The Berlin team is now working on much bigger systems with ‘very promising results’, Noé says. ‘If we can scale quasi-accurate solutions of the electronic Schrödinger equation to 50–100 electrons we can cover a wide variety of chemistry,’ including small organic molecules, he adds. DeepMind’s Fermi Net and FU Berlin’s PauliNet ‘perform very similarly’ if you train them for the same amount of time, Noé says. PauliNet requires fewer parameters and less memory because it has a lot of physics built-in, he adds. ‘We can see a lot of possibilities to improve the method by combining ideas from both PauliNet and Fermi Net.’

Where spin comes in

Meanwhile, Carleo, having moved from ETH Zurich to the Center for Computational Quantum Physics at Flatiron Institute, has teamed up with Antonio Mezzacapo from IBM and Kenny Choo from the University of Zurich. Carleo and Troyer’s 2017 paper used machine learning to solve Schrödinger equations in lattice-based interacting quantum systems, based on spin properties, for the first time. But due to the problem with Pauli’s exclusion principle the resulting neural networks couldn’t normally be applied to electron orbitals. But Mezzacapo had been working on methods for use in quantum computing to map systems like electron orbitals onto spin-based frameworks. When Mezzacapo and Carleo met at a conference, they realised they could combine the two ideas to simulate chemistry in neural networks.
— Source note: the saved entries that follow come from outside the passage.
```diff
@@ -445,7 +452,7 @@
     const int pad_groups = P * 16 - (p.K >> 4);
     for (int t = tid; t < p.M * pad_groups; t += kStThreads) {
       const int m = t / pad_groups, g = (p.K >> 4) + (t - m * pad_groups);
-      uint4* dst = reinterpret_cast<uint4*>(a_img + (size_t)m * p.a_stride + (size_t)g * 32);
+      uint4* dst = reinterpret_cast<uint4*>(a_img + (size_t)m * p.a_stride + (size_t)(g ^ (image_unit_flip(m) << 1)) * 32);
       dst[0] = make_uint4(0, 0, 0, 0);
       dst[1] = make_uint4(0, 0, 0, 0);
     }
@@ -455,7 +462,7 @@
   ARCQ_STAMP(3);
 
   f32x4 acc = {0.f, 0.f, 0.f, 0.f}, acc1 = {0.f, 0.f, 0.f, 0.f};
-  const unsigned char* const a_tok = a_img + (size_t)min(rl, p.M - 1) * p.a_stride + q * 64;
+  const unsigned char* const a_tok = a_img + (size_t)min(rl, p.M - 1) * p.a_stride + (q ^ image_unit_flip(rl)) * 64;
   int pr = pa0;
   auto tile = [&](st_u32x4 b, uint32_t s16, const unsigned char* ap) __attribute__((always_inline)) {
     Frag8 a0, a1, a2, a3;
@@ -476,9 +483,11 @@
     tile(r.b1, r.s >> 16, ap + 256);
     ++done;
     ++pr;
-    if (done == len1) {
+    if (__builtin_expect(done == len1, 0)) {
       acc1 = acc;
+      asm volatile("" : "+v"(acc1));
       acc = f32x4{0.f, 0.f, 0.f, 0.f};
+      asm volatile("" : "+v"(acc));
       pr = 0;
     }
   };
@@ -492,7 +501,7 @@
     if (cc > 4) step(r4);
     if (cc > 5) step(r5);
     if (--task_left > 0) {
-      c = (n - done + task_left - 1) / task_left;
+      c = task_base + (ntasks - task_left < task_big ? 1 : 0);
       load_task();
       if (task_left == 1) prefetch_epilogue();
     }
```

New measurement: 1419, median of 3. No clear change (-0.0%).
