#ifdef EEC_TIMELINE
  int tl_idx = 0;
#endif
  TL_STAMP();
#if EEC_SKEW > 0
  for (int i = 0; i < (int)((blockIdx.x >> 3) & 3); ++i) __builtin_amdgcn_s_sleep(EEC_SKEW);
#endif
  constexpr int RNP = NP == 8 ? 1 : NP;
  constexpr bool Q16 = kMfma16For<NP>;
  auto run = [&](auto prod_tag) {
  constexpr bool producer = decltype(prod_tag)::value;
  [[maybe_unused]] const eect::DropState ds_act(eect::Drop{TR ? a.tr.p : 0.0f, a.tr.seed, a.tr.site_act});
  WRing<RNP, kPF1, 1> r1;
  WRing<RNP, kPF2, NTP> r2;
  WGroupF8<1> wg1[kNW1];
  WGroupF8<NTP> wg2[kNW2];
  const size_t w2f8_nt = (size_t)(F / 64) * kF8Rec;
  auto w1f8_lane = [&](const WPtrs& W, int ft) { return W.w1f8 + (size_t)ft * (D / 64) * kF8Rec + lane; };
  auto w2f8_lane = [&](const WPtrs& W, int c, int h = 0) {
    return W.w2f8 + ((size_t)(NT2 * wl + NTP * h) * (F / 64) + 2 * c) * kF8Rec + lane;
  };
  auto fill1 = [&](const WPtrs& W, int ft) {
    if constexpr (NP == 8) {
      ring_fill_f8<kPF1, 1>(r1, w1f8_lane(W, ft), 0);
#pragma unroll
      for (int g = 0; g < kNW1; ++g) f8_group_load<1>(wg1[g], w1f8_lane(W, ft) + (size_t)g * kF8Rec, 0);
    } else {
      ring_fill<RNP, kPF1, 1>(r1, W.w1p + (size_t)ft * nts + lane, 0, KS);
// ... 4 lines not shown
      ring_fill_f8<kPF2, NTP>(r2, w2f8_lane(W, c), w2f8_nt);
#pragma unroll
      for (int g = 0; g < kNW2; ++g) f8_group_load<NTP>(wg2[g], w2f8_lane(W, c) + (size_t)g * kF8Rec, w2f8_nt);
    } else {
      ring_fill<RNP, kPF2, NTP>(r2, W.w2p + ((size_t)(NT2 * wl) * ks2_total + c * (kFC / 16)) * 128 + lane, w2_nt_stride,
                             min(kFC / 16, ks2_total - c * (kFC / 16)));
    }
  };
  auto start_streams = [&](const WPtrs& W) {
    if constexpr (producer) {
      if (wl < nft) fill1(W, phys(0) * 4 + wl);
    } else {
      fill2(W, phys(0));
    }
  };
#define EEC_STAGE_FIELD(si, f) ((si) == 0 ? a.st[0].f : a.st[1].f)
  auto wptrs = [&](int si) {
    return WPtrs{EEC_STAGE_FIELD(si, w1p), EEC_STAGE_FIELD(si, w2p), EEC_STAGE_FIELD(si, w1f8), EEC_STAGE_FIELD(si, w2f8)};
  };

  unsigned sink_front = 0;
  if constexpr (FNP != 0) {
    ProjStream<FNP, kDPF, NW> rp;
    proj_fill<D, FNP, kDPF, NW>(rp, WMat{a.pw2.wp, a.pw2.wf8}, NW * w);
#if EEC_WARM_SLOTS > 0
    {
      const WPtrs W0 = wptrs(0);
      const size_t wbytes = NP == 8 ? (size_t)(F / 32) * (D / 64) * kF8Rec * 16 : (size_t)F * D * 2 * (NP == 3 ? 2 : 1);
      unsigned t = 0;
#pragma unroll
      for (int j = 0; j < 2; ++j) {
        t ^= touch_share(NP == 8 ? (const void*)W0.w1f8 : (const void*)W0.w1p, wbytes, wl, j);
        t ^= touch_share(NP == 8 ? (const void*)W0.w2f8 : (const void*)W0.w2p, wbytes, wl, j);
      }
      sink_front = t;
    }
#endif
    TL_STAMP();
    dw_front<D, FNP>(smem, a.dw, M, row0);
    TL_STAMP();
    RowV<G::kQ> xr[RPW];
#pragma unroll
    for (int i = 0; i < RPW; ++i) {
      const int row = row0 + w * RPW + i;
      xr[i] = zero_row<G::kQ>();
      if (row < M) xr[i] = load_row<D>(x + (size_t)row * D, lane);
    }
    __builtin_amdgcn_sched_barrier(0);
    __syncthreads();
    TL_STAMP();
    f32x16 accp[MT][NW];
    pw2_gemm<D, FNP>(accp, smem, a.pw2, rp);
    TL_STAMP();
    start_streams(wptrs(0));
    acc_swapped_to_etile<MT, NW>(lds_e, G::kELd, accp, 32 * NW * w);
    __syncthreads();
    TL_STAMP();
    chain_rowpass<D, NP, true>(smem, lds_e, x, xr, row0, M, 1.0f, nullptr, nullptr, nullptr, a.st[0].ln_g, a.st[0].ln_b);
  } else {
    const WPtrs W0 = wptrs(0);
    if constexpr (TR == 2) {
      const eect::DropState ds_res(eect::Drop{a.tr.p, a.tr.seed, a.tr.site_res});
      const float rsc = a.st[0].res_scale;
      RowV<G::kQ> v[RPW];
#pragma unroll
      for (int i = 0; i < RPW; ++i) {
        const int row = row0 + w * RPW + i;
        v[i] = zero_row<G::kQ>();
        if (row < M) v[i] = load_row<D>(x + (size_t)row * D, lane);
      }
      __builtin_amdgcn_sched_barrier(0);
      start_streams(W0);
      if (a.tr.pl_x) {
        constexpr int Q = G::kQ;
        const RowV<Q> gam = load_row<D>(a.tr.pl_g, lane);
        RowV<Q> xh[RPW];
        float rsd[RPW], c1[RPW], c2[RPW];
        RowV<Q> dgs = zero_row<Q>(), dbs = zero_row<Q>();
#pragma unroll
        for (int i = 0; i < RPW; ++i) {
          const int row = row0 + w * RPW + i;
          const bool ok = row < M;
          const float mu = ok ? a.tr.pl_mean[row] : 0.0f;
          rsd[i] = ok ? a.tr.pl_rstd[row] : 0.0f;
          xh[i] = ok ? load_row<D>(a.tr.pl_x + (size_t)row * D, lane) : zero_row<Q>();
          c1[i] = 0.0f, c2[i] = 0.0f;
#pragma unroll
          for (int q = 0; q < Q; ++q) {
            float4& h = xh[i].p[q];
            h.x = (h.x - mu) * rsd[i], h.y = (h.y - mu) * rsd[i], h.z = (h.z - mu) * rsd[i], h.w = (h.w - mu) * rsd[i];
            const float4 ev = v[i].p[q], gq = gam.p[q];
            const float tx = ev.x * gq.x, ty = ev.y * gq.y, tz = ev.z * gq.z, tw = ev.w * gq.w;
            c1[i] += tx + ty + tz + tw;
            c2[i] += tx * h.x + ty * h.y + tz * h.z + tw * h.w;
            dgs.p[q].x += ev.x * h.x, dgs.p[q].y += ev.y * h.y, dgs.p[q].z += ev.z * h.z, dgs.p[q].w += ev.w * h.w;
            dbs.p[q].x += ev.x, dbs.p[q].y += ev.y, dbs.p[q].z += ev.z, dbs.p[q].w += ev.w;
          }
        }
        wave_sum_n<RPW>(c1);
        wave_sum_n<RPW>(c2);
#pragma unroll
        for (int i = 0; i < RPW; ++i) {
          const int row = row0 + w * RPW + i;
          const float m1 = c1[i] * (1.0f / D), m2 = c2[i] * (1.0f / D);
#pragma unroll
          for (int q = 0; q < Q; ++q) {
// ... 5 lines not shown
          }
          if (row < M) store_row<D>(x + (size_t)row * D, v[i], lane);
        }
        float* pw = a.tr.pl_part + ((size_t)blockIdx.x * 8 + w) * 2 * D;
#pragma unroll
        for (int q = 0; q < Q; ++q) {
          *(float4*)(pw + q * 256 + lane * 4) = dgs.p[q];
          *(float4*)(pw + D + q * 256 + lane * 4) = dbs.p[q];
        }
      }
#pragma unroll
      for (int i = 0; i < RPW; ++i) {
        const int row = row0 + w * RPW + i;
#pragma unroll
        for (int q = 0; q < G::kQ; ++q) {
          float m[4];
          ds_res.mul4((size_t)row * D + q * 256 + lane * 4, m);
          v[i].p[q].x *= rsc * m[0], v[i].p[q].y *= rsc * m[1], v[i].p[q].z *= rsc * m[2], v[i].p[q].w *= rsc * m[3];
        }
        if (row < M) store_row<D>(a.tr.ln + (size_t)row * D, v[i], lane);
      }
      rows_to_planes<D, NP, RPW>(smem, v, w * RPW, row0, M, false);
    } else if constexpr (TR == 1) {
      const RowV<G::kQ> lg = load_row<D>(a.st[0].ln_g, lane), lb = load_row<D>(a.st[0].ln_b, lane);
      RowV<G::kQ> v[RPW];
#pragma unroll
      for (int i = 0; i < RPW; ++i) {
        const int row = row0 + w * RPW + i;
        v[i] = zero_row<G::kQ>();
        if (row < M) v[i] = load_row<D>(x + (size_t)row * D, lane);
      }
      __builtin_amdgcn_sched_barrier(0);
      start_streams(W0);
      float mu[RPW], rs[RPW];
      layer_norm_rows<D, RPW>(v, lg, lb, mu, rs);
#pragma unroll
      for (int i = 0; i < RPW; ++i) {
        const int row = row0 + w * RPW + i;
        if (row < M) {
          store_row<D>(a.tr.ln + (size_t)row * D, v[i], lane);
          if (lane == 0) a.tr.mean[row] = mu[i], a.tr.rstd[row] = rs[i];
        }
      }
      rows_to_planes<D, NP, RPW>(smem, v, w * RPW, row0, M, true);
    } else {
      rows_f32_to_planes<D, NP, true>(smem, x, row0, M, a.st[0].ln_g, a.st[0].ln_b, [&]() { start_streams(W0); });
    }
  }
  TL_STAMP();
  __syncthreads();
  TL_STAMP();

  [[maybe_unused]] ProjStream<(QNP ? QNP : 1), kLPF, NW> rq;
  unsigned sink = 0;
  const int nslots = nchunk + 2;
  f32x16 acc2c[NH][MT][NTP];
  static_range<0, NS>([&](auto si_tag) {
    constexpr int si = decltype(si_tag)::value;
    const WPtrs W = wptrs(si);
    const float* __restrict__ b1s = EEC_STAGE_FIELD(si, b1);
    if constexpr (producer) {
      [[maybe_unused]] f32x16 preq[TR == 2 ? MT : 1];
      [[maybe_unused]] auto request_pre = [&](int hcol0) {
#pragma unroll
        for (int mt = 0; mt < MT; ++mt)
#pragma unroll
          for (int g = 0; g < 4; ++g) {
            const int frame = Q16 ? mt * 32 + 16 * (g & 1) + (lane & 15) : mt * 32 + (lane & 31);
            const int hid = Q16 ? wl * 32 + 16 * (g >> 1) + 8 * hh + 4 * ((lane >> 4) & 1) : wl * 32 + 4 * hh + g * 8;
            const int row = min(row0 + frame, M - 1);
            const f32x4 v = __builtin_nontemporal_load((const f32x4*)(a.tr.pre + (size_t)row * F + hcol0 + hid));
            preq[mt][4 * g] = v[0], preq[mt][4 * g + 1] = v[1], preq[mt][4 * g + 2] = v[2], preq[mt][4 * g + 3] = v[3];
          }
      };
      auto silu_pair = [&](const f32x16 (&acc)[MT][1], char* hb, int step, h2& keep_hi, h2& keep_lo, [[maybe_unused]] int hcol0 = 0) {
        const int mt = step >> 3, q = step & 7;
        const float u0 = acc[mt][0][2 * q], u1 = acc[mt][0][2 * q + 1];
        if constexpr (TR == 2) {
          const float x0 = preq[mt][2 * q], x1 = preq[mt][2 * q + 1];
          const float sg0 = __builtin_amdgcn_rcpf(1.0f + __builtin_amdgcn_exp2f(-kLog2e * x0));
          const float sg1 = __builtin_amdgcn_rcpf(1.0f + __builtin_amdgcn_exp2f(-kLog2e * x1));
          const float t0 = u0 * sg0 * (1.0f + x0 * (1.0f - sg0)), t1 = u1 * sg1 * (1.0f + x1 * (1.0f - sg1));
          if ((q & 1) == 0) {
            keep_hi = __builtin_bit_cast(h2, t0);
            keep_lo = __builtin_bit_cast(h2, t1);
            return;
          }
          const int g = q >> 1;
          const int frame = Q16 ? mt * 32 + 16 * (g & 1) + (lane & 15) : mt * 32 + (lane & 31);
          const int hid = Q16 ? wl * 32 + 16 * (g >> 1) + 8 * hh + 4 * ((lane >> 4) & 1) : wl * 32 + 4 * hh + g * 8;
          const int row = row0 + frame;
          const size_t idx = (size_t)row * F + hcol0 + hid;
          float m[4];
          ds_act.mul4(idx, m);
          const float d0 = __builtin_bit_cast(float, keep_hi) * m[0], d1 = __builtin_bit_cast(float, keep_lo) * m[1], d2 = t0 * m[2], d3 = t1 * m[3];
          if (row < M) tape_store4(a.tr.act + idx, d0, d1, d2, d3);
          constexpr int SNPT = NP == 1 ? 1 : 3;
          const hl2_t sa = split2<SNPT>(d0, d1), sb = split2<SNPT>(d2, d3);
          char* dst = hb + frame * kHLd + hid * 2;
          h4 hi, lo;
          hi.xy = sa.hi, hi.zw = sb.hi, lo.xy = sa.lo, lo.zw = sb.lo;
          *(h4*)dst = hi;
          if (NP == 3) *(h4*)(dst + kHPlane) = lo;
          return;
        }
        if constexpr (TR == 1) {
// ... 127 lines not shown
      }
    } else {
#pragma unroll
      for (int h = 0; h < NH; ++h) zero_acc(acc2c[h]);
#if EEC_WARM_SLOTS > 0
      unsigned warm[4] = {0u, 0u, 0u, 0u};
#endif
      for (int s = 0; s < nslots; ++s) {
#if EEC_WARM_SLOTS > 0
        if (s == nslots - EEC_WARM_SLOTS) {
          const int lane_t = fresh_lane();
          if constexpr (si + 1 < NS) {
            const WPtrs Wn = wptrs(si + 1);
            const size_t wbytes = NP == 8 ? (size_t)(F / 32) * (D / 64) * kF8Rec * 16 : (size_t)F * D * 2 * (NP == 3 ? 2 : 1);
#pragma unroll
            for (int j = 0; j < 2; ++j) {
              warm[j] = touch_share(NP == 8 ? (const void*)Wn.w1f8 : (const void*)Wn.w1p, wbytes, wl_s, j, lane_t);
              warm[2 + j] = touch_share(NP == 8 ? (const void*)Wn.w2f8 : (const void*)Wn.w2p, wbytes, wl_s, j, lane_t);
            }
          } else if constexpr (QNP != 0) {
            warm[0] = QNP == 8 ? touch_share(a.qkv.wf8, (size_t)(3 * D / 32) * (D / 64) * kF8Rec * 16, wl_s, 0, lane_t)
                               : touch_share(a.qkv.wp, (size_t)3 * D * D * 2 * (QNP == 3 ? 2 : 1), wl_s, 0, lane_t);
          }
        }
#endif
        if (s >= 2) {
          const int cl = s - 2, c = phys(cl);
          const char* h_lane = lds_h + (cl & 1) * 2 * kHPlane + (lane & 31) * kHLd + hh * 16;
          const int ks2 = min(kFC / 16, ks2_total - c * (kFC / 16));
          const uint4* w2_lane = W.w2p + ((size_t)(NT2 * wl) * ks2_total + c * (kFC / 16)) * 128 + lane;
          if constexpr (NP == 8) {
            const char* h8_lane = lds_h + (cl & 1) * 2 * kHPlane + kHPlane + (lane & 31) * kH8Ld + hh * 32;
            if constexpr (NH == 1) {
              gemm_ring_f8<2, NTP, false, kPF2, NoSide, 0, kNW2, MT>(acc2c[0], h_lane, kHLd, h8_lane, kH8Ld, w2f8_lane(W, c), w2f8_nt, r2, wg2);
            } else {
#pragma unroll
              for (int h = 0; h < NH; ++h) {
                const uint4* next = h + 1 < NH ? w2f8_lane(W, c, h + 1) : (cl + 1 < nchunk ? w2f8_lane(W, phys(cl + 1), 0) : nullptr);
                gemm_ring_f8<2, NTP, false, kPF2, NoSide, 0, kNW2, MT, true>(acc2c[h], h_lane, kHLd, h8_lane, kH8Ld, w2f8_lane(W, c, h), w2f8_nt, r2, wg2, NoSide(), next);
              }
            }
          } else if (ks2 == kFC / 16) {
            gemm_ring<RNP, kFC / 16, NTP, false, kPF2, NoSide, 0, MT, !Q16, !Q16>(acc2c[0], h_lane, kHLd, kHPlane, w2_lane, w2_nt_stride, r2);
          } else {
            gemm_plain<RNP, NTP, false, MT, !Q16, !Q16>(acc2c[0], h_lane, kHLd, kHPlane, w2_lane, w2_nt_stride, ks2);
          }
          if (NH == 1 && cl + 1 < nchunk) fill2(W, phys(cl + 1));
        }
        TL_STAMP();
        __syncthreads();
        TL_STAMP();
      }
#if EEC_WARM_SLOTS > 0
      sink ^= warm[0] ^ warm[1] ^ warm[2] ^ warm[3];
#endif
    }
    const int lane_e = fresh_lane(), w_e = w_s;
    RowV<G::kQ> xr[RPW];
#pragma unroll
    for (int i = 0; i < RPW; ++i) {
      const int row = row0 + w_e * RPW + i;
      xr[i] = zero_row<G::kQ>();
      if (TR != 2 && row < M) xr[i] = load_row<D>(x + (size_t)row * D, lane_e);
    }
    __builtin_amdgcn_sched_barrier(0);
    constexpr bool more = si + 1 < NS;
    TL_STAMP();
    if constexpr (!producer) {
      if constexpr (Q16) {
#pragma unroll
        for (int h = 0; h < NH; ++h) accs_q_to_std<MT, NTP>(acc2c[h]);
      }
#pragma unroll
      for (int h = 0; h < NH; ++h)
        acc_to_etile<MT, NTP>(lds_e, G::kELd, acc2c[h], wl_s * 32 * NT2 + h * 32 * NTP, EEC_STAGE_FIELD(si, b2), lane_e);
    }
    TL_STAMP();
    if constexpr (more) {
      start_streams(wptrs(1));
    } else if constexpr (QNP != 0) {
      proj_fill<D, QNP, kLPF, NW>(rq, WMat{a.qkv.wp, a.qkv.wf8}, NW * w);
    }
    __syncthreads();
    TL_STAMP();
    const float res_scale = EEC_STAGE_FIELD(si, res_scale);
    const float *fin_g = EEC_STAGE_FIELD(si, fin_g), *fin_b = EEC_STAGE_FIELD(si, fin_b);
    float* tap = EEC_STAGE_FIELD(si, tap);
    if constexpr (TR == 2) {
      if (a.tr.x_in) {
        constexpr int Q = G::kQ;
        const RowV<Q> gam = load_row<D>(a.st[0].ln_g, lane_e);
        RowV<Q> e[RPW], xh[RPW], dres[RPW];
        float rsd[RPW], c1[RPW], c2[RPW];
        RowV<Q> dgs = zero_row<Q>(), dbs = zero_row<Q>();
#pragma unroll
        for (int i = 0; i < RPW; ++i) {
          const int rl = w_e * RPW + i, row = row0 + rl;
          const bool ok = row < M;
          const float mu = ok ? a.tr.mean[row] : 0.0f;
          rsd[i] = ok ? a.tr.rstd[row] : 0.0f;
          xh[i] = ok ? load_row<D>(a.tr.x_in + (size_t)row * D, lane_e) : zero_row<Q>();
          dres[i] = ok ? load_row<D>(x + (size_t)row * D, lane_e) : zero_row<Q>();
          c1[i] = 0.0f, c2[i] = 0.0f;
#pragma unroll
          for (int q = 0; q < Q; ++q) {
            e[i].p[q] = *(const float4*)(lds_e + rl * G::kELd + (q * 256 + lane_e * 4) * 4);
            float4& h = xh[i].p[q];
            h.x = (h.x - mu) * rsd[i], h.y = (h.y - mu) * rsd[i], h.z = (h.z - mu) * rsd[i], h.w = (h.w - mu) * rsd[i];
            const float4 ev = e[i].p[q], gq = gam.p[q];
            const float tx = ev.x * gq.x, ty = ev.y * gq.y, tz = ev.z * gq.z, tw = ev.w * gq.w;
            c1[i] += tx + ty + tz + tw;
            c2[i] += tx * h.x + ty * h.y + tz * h.z + tw * h.w;
            dgs.p[q].x += ev.x * h.x, dgs.p[q].y += ev.y * h.y, dgs.p[q].z += ev.z * h.z, dgs.p[q].w += ev.w * h.w;
            dbs.p[q].x += ev.x, dbs.p[q].y += ev.y, dbs.p[q].z += ev.z, dbs.p[q].w += ev.w;
          }
        }
        wave_sum_n<RPW>(c1);
        wave_sum_n<RPW>(c2);
#pragma unroll
        for (int i = 0; i < RPW; ++i) {
          const int row = row0 + w_e * RPW + i;
          const float m1 = c1[i] * (1.0f / D), m2 = c2[i] * (1.0f / D);
          RowV<Q> o;
#pragma unroll
          for (int q = 0; q < Q; ++q) {
            const float4 ev = e[i].p[q], gq = gam.p[q], h = xh[i].p[q], dr = dres[i].p[q];
            o.p[q].x = rsd[i] * (ev.x * gq.x - m1 - h.x * m2) + dr.x;
            o.p[q].y = rsd[i] * (ev.y * gq.y - m1 - h.y * m2) + dr.y;
            o.p[q].z = rsd[i] * (ev.z * gq.z - m1 - h.z * m2) + dr.z;
            o.p[q].w = rsd[i] * (ev.w * gq.w - m1 - h.w * m2) + dr.w;
          }
          if (row < M) store_row<D>(x + (size_t)row * D, o, lane_e);
        }
        float* red = (float*)smem;
// ... 12 lines not shown
      } else {
#pragma unroll
        for (int i = 0; i < RPW; ++i) {
          const int row = row0 + w_e * RPW + i;
          RowV<G::kQ> v;
#pragma unroll
          for (int q = 0; q < G::kQ; ++q) v.p[q] = *(const float4*)(lds_e + (w_e * RPW + i) * G::kELd + (q * 256 + lane_e * 4) * 4);
          if (row < M) store_row<D>(a.tr.y + (size_t)row * D, v, lane_e);
        }
      }
    } else if constexpr (TR == 1) {
      const eect::DropState ds_res(eect::Drop{a.tr.p, a.tr.seed, a.tr.site_res});
      RowV<G::kQ> v[RPW];
#pragma unroll
      for (int i = 0; i < RPW; ++i) {
        const int row = row0 + w_e * RPW + i;
        v[i] = xr[i];
#pragma unroll
        for (int q = 0; q < G::kQ; ++q) {
          const float4 e = *(const float4*)(lds_e + (w_e * RPW + i) * G::kELd + (q * 256 + lane_e * 4) * 4);
          float m[4];
          ds_res.mul4((size_t)row * D + q * 256 + lane_e * 4, m);
          v[i].p[q].x += res_scale * m[0] * e.x;
          v[i].p[q].y += res_scale * m[1] * e.y;
          v[i].p[q].z += res_scale * m[2] * e.z;
          v[i].p[q].w += res_scale * m[3] * e.w;
        }
        if (row < M) store_row<D>(a.tr.y + (size_t)row * D, v[i], lane_e);
      }
      if (a.tr.ln2) {
        float mu[RPW], rs[RPW];
        layer_norm_rows<D, RPW>(v, load_row<D>(a.tr.ln2_g, lane_e), load_row<D>(a.tr.ln2_b, lane_e), mu, rs);
#pragma unroll
        for (int i = 0; i < RPW; ++i) {
          const int row = row0 + w_e * RPW + i;
          if (row < M) {
            store_row<D>(a.tr.ln2 + (size_t)row * D, v[i], lane_e);
            if (lane_e == 0) a.tr.mean2[row] = mu[i], a.tr.rstd2[row] = rs[i];
          }
        }
      }
    } else if constexpr (more) {
      chain_rowpass<D, NP, true>(smem, lds_e, x, xr, row0, M, res_scale, fin_g, fin_b, tap, a.st[1].ln_g, a.st[1].ln_b, lane_e, w_e);
    } else if constexpr (QNP != 0) {
      chain_rowpass<D, QNP, true>(smem, lds_e, x, xr, row0, M, res_scale, fin_g, fin_b, tap, a.qkv.ln_g, a.qkv.ln_b, lane_e, w_e);
    } else {
      chain_rowpass<D, 0, true>(smem, lds_e, x, xr, row0, M, res_scale, fin_g, fin_b, tap, nullptr, nullptr, lane_e, w_e);
    }
    TL_STAMP();
    if (more || QNP != 0) __syncthreads();
    TL_STAMP();
  });
  static_assert(QNP == 0 || 8 * kQkvStageBytes <= 4 * FG::kHPlane || D != 256, "qkv staging fits the H buffers");
  if constexpr (QNP != 0) qkv_body<D, QNP>(smem, a.qkv, row0, rq, D == 256 ? lds_h : nullptr);
  if ((sink ^ sink_front) == 0x9e3779b9u && M == -7) x[0] = 0.f;
  TL_STAMP();
  };
  if (is_producer)
    run(BoolTag<true>{});
  else
    run(BoolTag<false>{});
}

Carleo notes that unlike PauliNet and Fermi Net, his team’s approach includes a direct representation of electron orbitals.4 ‘For them the electron just moves in free space as a particle that can move continuously,’ he says. Otherwise the method similarly uses a neural network as the ansatz to which they apply variational QMC, Choo explains.

‘We find that this neural network can perform better than some of the more standard chemistry techniques like coupled cluster, on some molecular dimers,’ Choo says. That’s especially true in cases where the properties of electrons are highly correlated, like the dissociation of a nitrogen molecule or a pair of bonded carbon atoms, Mezzacapo adds. Carleo argues that within the chosen set of orbitals the approach is even more accurate than PauliNet and Fermi Net. ‘In the future, we will understand which one of the two philosophies is more efficient to study these molecular systems,’ he says. ‘At the moment, I would say there is not a strong argument for one or the other.’

So far the mapping approach only involves a single layer of simulated neurons, and therefore doesn’t count as deep learning, which uses a few layers. Using a more complex architecture is one of the next steps for the team, says Choo. Noé says that the mapping method complements PauliNet and FermiNet. ‘Whether the approach will scale well to large molecules is yet unclear, but it is a very elegant approach and definitely worth following up on,’ says Noé

For spin systems, Carleo has been able to take his initial 2017 results on a few particles and scale them up to simulations of thousands today. He warns that calculations of electronic behaviour are around one or two orders of magnitude harder, but is still optimistic about their prospects. ‘I think that the same thing is going to happen also in this case, hopefully, and that we will move from these first applications to larger systems,’ he says.

Pfau agrees that the approaches hold great promise. ‘It’s exciting to see so much activity in this area. Hopefully this is just the beginning.’